Описан способ экстракции белков в комплексе с ДДС-Na 60%-ной муравьиной кислотой [Gibson, Сгасу, 1979], которую
1 Фенилметилсульфонилфторид — ингибитор протеаз.
затем упаривают, а сухой остаток суспендируют в 6 н. НС1. Белок при этом растворяется, а ДДС-Na остается в осадке. Его удаляют центрифугированием, а краситель из раствора белка в кислоте извлекают троекратной экстракцией октанолом. Соляную кислоту удаляют высушиванием в струе азота, разбавив предварительно препарат водой.
Возможен и другой подход. Сначала ДДС-Na и краситель экстрагируют из ПААГ без растворения осажденного в полосах белка. Этого добиваются пятикратной гомогенизацией геля в растворе, содержащем 10% ТХУ и 30% этанола. Гель каждый раз осаждают центрифугированием. Из очищенного таким образом геля белки экстрагируют 0,1 М NaOH в течение 2 ч при 37° при встряхивании [Djondjurov, Holtzer, 1979]. Для малых концентраций белков в полосах этот метод не подходит, так как часть белков вымывается при обработке геля ТХУ.

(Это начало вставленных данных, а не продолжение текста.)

int run_round(tpe_ctx* ctx, uint64_t seed, const uint32_t* rounds_h, int32_t n_rounds, int64_t n,
              int64_t cand_offset, const double* cand_in_dev, double* olb, double* ola,
              tpe_label_result* out, int32_t only_label) {
    if (ctx->P->n_labels == 0) return ctx->fail(TPE_ERR_ARG, "no posterior set (tpe_set_posterior)");
    if (n < 0 || n_rounds <= 0) return ctx->fail(TPE_ERR_ARG, "bad candidate/round count");
    if (cand_offset < 0 || cand_offset + n > (int64_t)UINT32_MAX)
        return ctx->fail(TPE_ERR_ARG, "candidate indices must stay below 2^32");
    if (!(ctx->build.pending && only_label < 0 && cand_in_dev == nullptr && n > 0 && ctx->aux_families &&
          ctx->aux && !ctx->qx))
        TPE_SETTLE(ctx);
    Slots S{0, 0, n_rounds};
    int32_t tiles;
    uint32_t gx, gz;
    if (n > 0 && n < kTile) {
        const int per_block = n <= kBlock * kRGroup ? kBlock * kRGroup : kTile;
        S.cpack = (int32_t)n;
        S.rpb = per_block / (int32_t)n;
        tiles = 1;
        gx = (uint32_t)((n_rounds + S.rpb - 1) / S.rpb);
        gz = 1;
    } else {
        tiles = (int32_t)((n + kTile - 1) / kTile);
        gx = (uint32_t)tiles;
        gz = (uint32_t)n_rounds;
    }
    const int32_t L = ctx->P->n_labels;
    ctx->rep.clear();
    HIPCHK(ctx, ctx->partials.reserve((size_t)n_rounds * L * std::max(tiles, 1)));
    HIPCHK(ctx, ctx->results.reserve((size_t)n_rounds * L));
    HIPCHK(ctx, ctx->rounds.reserve(n_rounds));
    HIPCHK(ctx, ctx->errflag.reserve(1));
    HIPCHK(ctx, hipMemcpyAsync(ctx->rounds.p, rounds_h, n_rounds * sizeof(uint32_t),
                               hipMemcpyHostToDevice, ctx->stream));
    HIPCHK(ctx, ctx->xdrawn.reserve(2));
    {
        FillSet f{};
        add_fill(f, ctx->errflag.p, sizeof(int32_t), 0);
        add_fill(f, ctx->xdrawn.p, 2 * sizeof(unsigned long long), 0);
        if (ctx->early && S.cpack == 0 && cand_in_dev == nullptr) {
            HIPCHK(ctx, ctx->xfound.reserve((size_t)n_rounds * L));
            add_fill(f, ctx->xfound.p, (size_t)n_rounds * L * sizeof(int64_t), 0x7f7f7f7fu);
        }
        const int rc = run_fills(ctx, f);
        if (rc) return rc;
    }
    const int32_t fam = only_label >= 0 ? 31 : ctx->mode_mask;
    const bool dense_on = (fam & 3) != 0;
    Groups g;
    for (int m = 0; m < kNumModes; ++m) {
        g.dev[m] = ctx->P->groups.p + ctx->P->group_off[m];
        g.count[m] = (fam >> m) & 1 ? (int32_t)ctx->P->h_group[m].size() : 0;
        if (!((fam >> m) & 1)) continue;
        ctx->mode_ran[m] = false;
        ctx->mode_ms[m] = 0.f;
        ctx->mode_evals[m] = 0;
    }
    if (only_label >= 0) {
        HIPCHK(ctx, ctx->one_group.reserve(1));
        HIPCHK(ctx, hipMemcpyAsync(ctx->one_group.p, &only_label, sizeof(int32_t),
                                   hipMemcpyHostToDevice, ctx->stream));
        for (int m = 0; m < kNumModes; ++m) g.count[m] = 0;
        const int m = ctx->P->h_labels[only_label].mode;
        g.dev[m] = ctx->one_group.p;
        g.count[m] = 1;
    }
    const int64_t n_whole =
        ctx->hint_n > 0 ? ctx->hint_n : (ctx->opt_whole_n > 0 ? ctx->opt_whole_n : n);
    const int32_t rounds_whole = ctx->hint_rounds > 0
                                     ? ctx->hint_rounds
                                     : (ctx->opt_whole_rounds > 0 ? ctx->opt_whole_rounds : n_rounds);
    const uint32_t gx_whole =
        S.cpack ? (uint32_t)((rounds_whole + S.rpb - 1) / S.rpb) : gx;
    RoundArgs a{n, cand_offset, seed, n_rounds, tiles, cand_in_dev, olb, ola, S, gx, gz,
                n_whole * rounds_whole, gx_whole};
    if (dense_on) {
        ctx->screen_total = ctx->screen_rescored = 0;
        ctx->hot_ran = false;
        ctx->hot_listed = 0;
        ctx->hot_fallback = 0;
        ctx->screen_mode = 0;
        ctx->screen_exec = 0;
        ctx->screen_rescore_terms = 0;
    }
    if (fam & (1 << CAT)) ctx->cat_early = false;
    ctx->dense_one = false;
    ctx->pk_plan_pending = false;
    ctx->zw_pending = false;
    ctx->evw_used = 0;
    ctx->screen_pending = false;
    ctx->screen_exec_pending = false;
    const bool sample = cand_in_dev == nullptr;
    int64_t evals_q[2] = {0, 0};
    if (ctx->timing) HIPCHK(ctx, hipEventRecord(ctx->ev0, ctx->stream));
    const bool splitk = sample && ctx->splitk && n > 0 && S.cpack != 0 &&
                        a.total_slots <= kSplitKMaxSlots;
    if (splitk) {
        TPE_SETTLE(ctx);
        int32_t s_max = 1;
        for (int m = 0; m < CAT; ++m)
            for (int li : ctx->P->h_group[m]) s_max = std::max(s_max, slices_of(ctx->P->h_labels[li]));
        HIPCHK(ctx, ctx->xs.reserve((size_t)n_rounds * L * n));
        HIPCHK(ctx, ctx->slice_part.reserve((size_t)n_rounds * L * s_max * n));
        int rc;
        if (ctx->precision == TPE_F32) {
            if ((rc = launch_splitk<float, DENSE_ANY>(ctx, g, a, s_max))) return rc;
        } else {
            if ((rc = launch_splitk<double, DENSE_ANY>(ctx, g, a, s_max))) return rc;
        }
        if ((rc = launch_splitk<double, QUANT_GMM>(ctx, g, a, s_max))) return rc;
        if ((rc = launch_splitk<double, QUANT_LGMM>(ctx, g, a, s_max))) return rc;
        for (int q = 0; q < 2; ++q)
            for (int li : ctx->P->h_group[q ? QUANT_LGMM : QUANT_GMM]) {
                const DLabel& d = ctx->P->h_labels[li];
                evals_q[q] += n * (int64_t)n_rounds * (d.nb + d.na);
            }
        launch_round<double, CAT, true>(ctx, g, a);
    } else if (sample) {
        const bool side = ctx->aux_families && ctx->aux && !ctx->qx && a.tiles > 0 &&
                          g.count[CAT] + g.count[QUANT_GMM] + g.count[QUANT_LGMM] > 0;
        int rc = TPE_OK;
        bool dense_done = false;
        if (side) {
            HIPCHK(ctx, hipEventRecord(ctx->ev_cat[0], ctx->stream));
            if (ctx->build.pending) {
                rc = ctx->precision == TPE_F32 ? launch_dense<float>(ctx, g, a) : launch_dense<double>(ctx, g, a);
                if (rc) return rc;
                dense_done = true;
                TPE_SETTLE(ctx);
            }
            HIPCHK(ctx, hipStreamWaitEvent(ctx->aux, ctx->ev_cat[0], 0));
            std::swap(ctx->stream, ctx->aux);
            rc = launch_quantized(ctx, g, a, evals_q);
            if (rc == TPE_OK) launch_round<double, CAT, true>(ctx, g, a);
            std::swap(ctx->stream, ctx->aux);
            const hipError_t e = hipEventRecord(ctx->ev_cat[1], ctx->aux);
            if (rc == TPE_OK && e != hipSuccess) rc = ctx->hip(e, "second-stream join");
        } else {
            TPE_SETTLE(ctx);
            rc = launch_quantized(ctx, g, a, evals_q);
        }
        if (rc == TPE_OK && !dense_done)
            rc = ctx->precision == TPE_F32 ? launch_dense<float>(ctx, g, a) : launch_dense<double>(ctx, g, a);
        if (side) HIPCHK(ctx, hipStreamWaitEvent(ctx->stream, ctx->ev_cat[1], 0));
        if (rc) return rc;
        if (!side) launch_round<double, CAT, true>(ctx, g, a);
    } else {
        launch_round<double, QUANT_GMM, false>(ctx, g, a);
        launch_round<double, QUANT_LGMM, false>(ctx, g, a);
        if (ctx->precision == TPE_F32) {
            launch_round<float, DENSE_GMM, false>(ctx, g, a);
            launch_round<float, DENSE_LGMM, false>(ctx, g, a);
        } else {
            launch_round<double, DENSE_GMM, false>(ctx, g, a);
            launch_round<double, DENSE_LGMM, false>(ctx, g, a);
        }
        launch_round<double, CAT, false>(ctx, g, a);
    }
    HIPCHK(ctx, hipGetLastError());
    TPE_SETTLE(ctx);
    if (ctx->timing) HIPCHK(ctx, hipEventRecord(ctx->ev1, ctx->stream));
    if (tiles == 1) {
        const int64_t nr = (int64_t)n_rounds * L;
        hipLaunchKernelGGL(k_emit, dim3((unsigned)((nr + kBlock - 1) / kBlock)), dim3(kBlock), 0,
                           ctx->stream, ctx->partials.p, nr, L, ctx->results.p);
        HIPCHK(ctx, hipGetLastError());
    } else if (tiles > 1) {
        hipLaunchKernelGGL(k_reduce, dim3(L, n_rounds), dim3(kReduceBlock), 0, ctx->stream,
                           ctx->partials.p, tiles, L, ctx->results.p, ctx->P->labels.p, ctx->dense_one ? 1 : 0);
        HIPCHK(ctx, hipGetLastError());
    }
    if (ctx->timing) HIPCHK(ctx, hipEventRecord(ctx->ev2, ctx->stream));
    PinScalars& pin = ctx->pin[0];
    const size_t n_res = (size_t)n_rounds * L;
    if (tiles > 0 && ctx->dev_out)
        HIPCHK(ctx, hipMemcpyAsync(ctx->dev_out, ctx->results.p, n_res * sizeof(tpe_label_result),
                                   hipMemcpyDeviceToDevice, ctx->stream));
    const size_t res_bytes = n_res * sizeof(tpe_label_result);
    const int pieces = (tiles > 0 && out && res_bytes >= ((size_t)8 << 20)) ? tpe_ctx::kResPieces : 0;
    const size_t piece = ((res_bytes + std::max(pieces, 1) - 1) / std::max(pieces, 1) + 4095) & ~(size_t)4095;
    {
        int rc = defer_read(ctx, &pin.err, ctx->errflag.p, sizeof(int32_t));
        if (!rc) rc = defer_read(ctx, pin.xdrawn, ctx->xdrawn.p, 2 * sizeof(unsigned long long));
        if (!rc && tiles > 0 && out) HIPCHK(ctx, ctx->res_h.resize(n_res));
        if (!rc && pieces) {
            for (int k = 0; k < pieces; ++k) {
                const size_t a0 = std::min(res_bytes, k * piece), a1 = std::min(res_bytes, a0 + piece);
                if (!ctx->ev_res[k])
                    HIPCHK(ctx, hipEventCreateWithFlags(&ctx->ev_res[k], hipEventDisableTiming));
                if (a1 > a0)
                    HIPCHK(ctx, hipMemcpyAsync((char*)ctx->res_h.data() + a0, (const char*)ctx->results.p + a0,
                                               a1 - a0, hipMemcpyDeviceToHost, ctx->stream));
                HIPCHK(ctx, hipEventRecord(ctx->ev_res[k], ctx->stream));
            }
        } else if (!rc && tiles > 0 && out) {
            rc = defer_read(ctx, ctx->res_h.data(), ctx->results.p, res_bytes);
        }
        if (!rc) rc = flush_reads(ctx);
        if (rc) return rc;
    }
    for (int k = 0; k < pieces; ++k) {
        const size_t a0 = std::min(res_bytes, k * piece), a1 = std::min(res_bytes, a0 + piece);
        HIPCHK(ctx, hipEventSynchronize(ctx->ev_res[k]));
        if (a1 > a0) copy_out((char*)out + a0, (const char*)ctx->res_h.data() + a0, a1 - a0);
    }
    HIPCHK(ctx, hipStreamSynchronize(ctx->stream));
    unpack_reads(ctx);
    if (tiles > 0 && out && !pieces) copy_out(out, ctx->res_h.data(), res_bytes);
    if (tiles == 0 && out) std::memset(out, 0, res_bytes);
    if (ctx->zw_pending) {
        ctx->P->zw_ready = pin.plan.total > 0 && !pin.plan.sliced;
        ctx->zw_pending = false;
    }
    if (ctx->pk_plan_pending && pin.plan.overflow && !ctx->pk_redo) {
        ctx->pk_cap = pin.plan.total + pin.plan.total / 4 + 1024;
        ctx->pk_redo = true;
        const int rc = run_round(ctx, seed, rounds_h, n_rounds, n, cand_offset, cand_in_dev, olb, ola, out,
                                 only_label);
        ctx->pk_redo = false;
        return rc;
    }
    const int32_t errh = pin.err;
    ctx->xdrawn_h[0] = pin.xdrawn[0];
    ctx->xdrawn_h[1] = pin.xdrawn[1];
    if (dense_on) ctx->screen_ms = 0.f;
    if (ctx->screen_exec_pending) {
        ctx->screen_exec += (int64_t)ctx->pin[0].screen_exec;
        ctx->screen_exec_pending = false;
    }
    if (ctx->screen_pending) {
        const std::vector<int32_t>& gg = ctx->P->h_group[DENSE_GMM];
        const std::vector<int32_t>& gl = ctx->P->h_group[DENSE_LGMM];
        const size_t nld = gg.size() + gl.size();
        for (size_t c = 0; c < ctx->scr_cnt_h.size(); ++c) {
            const int32_t cnt = ctx->scr_cnt_h[c];
            const size_t y = c % nld;
            const DLabel& d = ctx->P->h_labels[y < gg.size() ? gg[y] : gl[y - gg.size()]];
            ctx->screen_rescored += cnt;
            ctx->screen_rescore_terms += (int64_t)cnt * (d.nb + d.na);
        }
        ctx->screen_pending = false;
        if (ctx->timing && ctx->evw_used > 0) {
            for (int32_t u = 0; u < ctx->evw_used; ++u) {
                float ms = 0.f;
                HIPCHK(ctx, hipEventElapsedTime(&ms, ctx->evw[2 * u], ctx->evw[2 * u + 1]));
                ctx->screen_ms += ms;
            }
        } else if (ctx->timing) {
            HIPCHK(ctx, hipEventElapsedTime(&ctx->screen_ms, ctx->evs[0], ctx->evs[1]));
        }
    }
    if (ctx->timing) {
        HIPCHK(ctx, hipEventElapsedTime(&ctx->score_ms, ctx->ev0, ctx->ev1));
        HIPCHK(ctx, hipEventElapsedTime(&ctx->round_ms, ctx->ev0, ctx->ev2));
    } else {
        ctx->score_ms = ctx->round_ms = 0.f;
    }
    for (int m = 0; m < kNumModes; ++m)
        if (ctx->mode_ran[m])
            if (ctx->timing)
                HIPCHK(ctx, hipEventElapsedTime(&ctx->mode_ms[m], ctx->evm[m][0], ctx->evm[m][1]));
    int64_t evals = 0;
    for (int32_t l = 0; l < L; ++l) {
        if (only_label >= 0 && l != only_label) continue;
        const DLabel& d = ctx->P->h_labels[l];
        if (!((fam >> d.mode) & 1)) continue;
        if (sample && (d.mode == QUANT_GMM || d.mode == QUANT_LGMM)) continue;
        if (d.mode == CAT && ctx->cat_early) continue;
        const int64_t e = ((d.mode == CAT) ? 2 * n : n * (int64_t)(d.nb + d.na)) * n_rounds;
        evals += e;
        const bool merged = sample && d.mode == DENSE_LGMM;
        ctx->mode_evals[merged ? DENSE_GMM : d.mode] += e;
    }
    ctx->mode_evals[QUANT_GMM] += evals_q[0];
    ctx->mode_evals[QUANT_LGMM] += evals_q[1];
    if (ctx->cat_early) {
        ctx->mode_evals[CAT] += 2 * (int64_t)ctx->xdrawn_h[1];
        evals += 2 * (int64_t)ctx->xdrawn_h[1];
    }
    ctx->evals = evals + evals_q[0] + evals_q[1];
    if (tiles == 0 && out) {
        for (int32_t j = 0; j < n_rounds * L; ++j)
            out[j] = tpe_label_result{NAN, NAN, NAN, NAN, -1, j % L, 0};
    }
    if (dense_on && ctx->hot_ran) {
        for (int64_t c = 0; c < ctx->hot_cells; ++c) ctx->hot_listed += ctx->hot_cnt_h[c];
        const int32_t hf = pin.hot_flag;
        if (hf && !ctx->hot_redo && errh == 0) {
            if ((hf & 2) && ctx->hot_cap_div > 1.0) ctx->hot_cap_div = std::max(1.0, ctx->hot_cap_div / 4.0);
            const int64_t listed = ctx->hot_listed;
            int64_t side_evals = 0;
            for (int m = QUANT_GMM; m <= CAT; ++m)
                if ((fam >> m) & 1) side_evals += ctx->mode_evals[m];
            const unsigned long long drawn0 = ctx->xdrawn_h[0], drawn1 = ctx->xdrawn_h[1];
            const bool cat_early = ctx->cat_early;
            const int32_t mask = ctx->mode_mask;
            ctx->mode_mask = fam & ((1 << DENSE_GMM) | (1 << DENSE_LGMM));
            ctx->hot_redo = true;
            const int rc = run_round(ctx, seed, rounds_h, n_rounds, n, cand_offset, cand_in_dev, olb, ola, out,
                                     only_label);
            ctx->hot_redo = false;
            ctx->mode_mask = mask;
            ctx->hot_ran = true;
            ctx->hot_fallback = hf;
            ctx->hot_listed = listed;
            ctx->evals += side_evals;
            ctx->xdrawn_h[0] = drawn0;
            ctx->xdrawn_h[1] = drawn1;
            ctx->cat_early = cat_early;
            return rc;
        }
    }
    if (errh & 1) return ctx->fail(TPE_ERR_SAMPLE, "truncated sampler: interval [low, high) not reached");
    if (errh & 2) return ctx->fail(TPE_ERR_VALUE, "negative arg to lognormal_cdf");
    if (errh & 4) return ctx->fail(TPE_ERR_VALUE, "categorical sample out of range");
    if (errh & 8) return ctx->fail(TPE_ERR_VALUE, "quantized sample beyond 2^52 grid steps");
    return TPE_OK;
}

Нефиксированные белки удобно извлекать из геля возобновлением электрофореза до выхода белка из геля. Содержащую нужный белок полосу (или пятно) в геле локализуют сопоставлением с окрашенными белками в параллельном контрольном треке на пластине, который предварительно отрезают, или в контрольной трубке. Можно фиксировать положение полос и с помощью данзилированных маркеров (см. выше). Вырезанный из геля участок помещают в трубку на небольшую «пробку» из крупнопористого ПААГ или агарозы и заливают буфером, а на нижний конец трубки надевают заполненный буфером диализный мешочек. Затем возобновляют электрофорез и ведут его до тех пор, пока белок не выйдет из трубки в мешочек [Weliky et al., 1975]. Особенно удобно следить за выходом белка при наличии данзилированных маркеров. Если находящийся в диализном мешочке буфер содержит в избытке неионный детергент (2% NP-40) и 8 М мочевину, то ДДС-Na практически полностью вытесняется из связи с белком и уходит через мембрану к аноду [Tuszynski et al., 1977].
Описан вариант, при котором белок электрофоретически элюируют в трубку большего диаметра, где на пробке из ПААГ лежит слой оксиапатита, уравновешенного 0,1 М Na-фосфатным буфером (pH 7,2) с 0,1% ДДС-Na. Несмотря на действие электрического поля, белок собируется на оксиапатите, откуда его затем, разобрав всю систему, можно элюировать 0,5 М фосфатным буфером [Ziola, Seraba, 1976].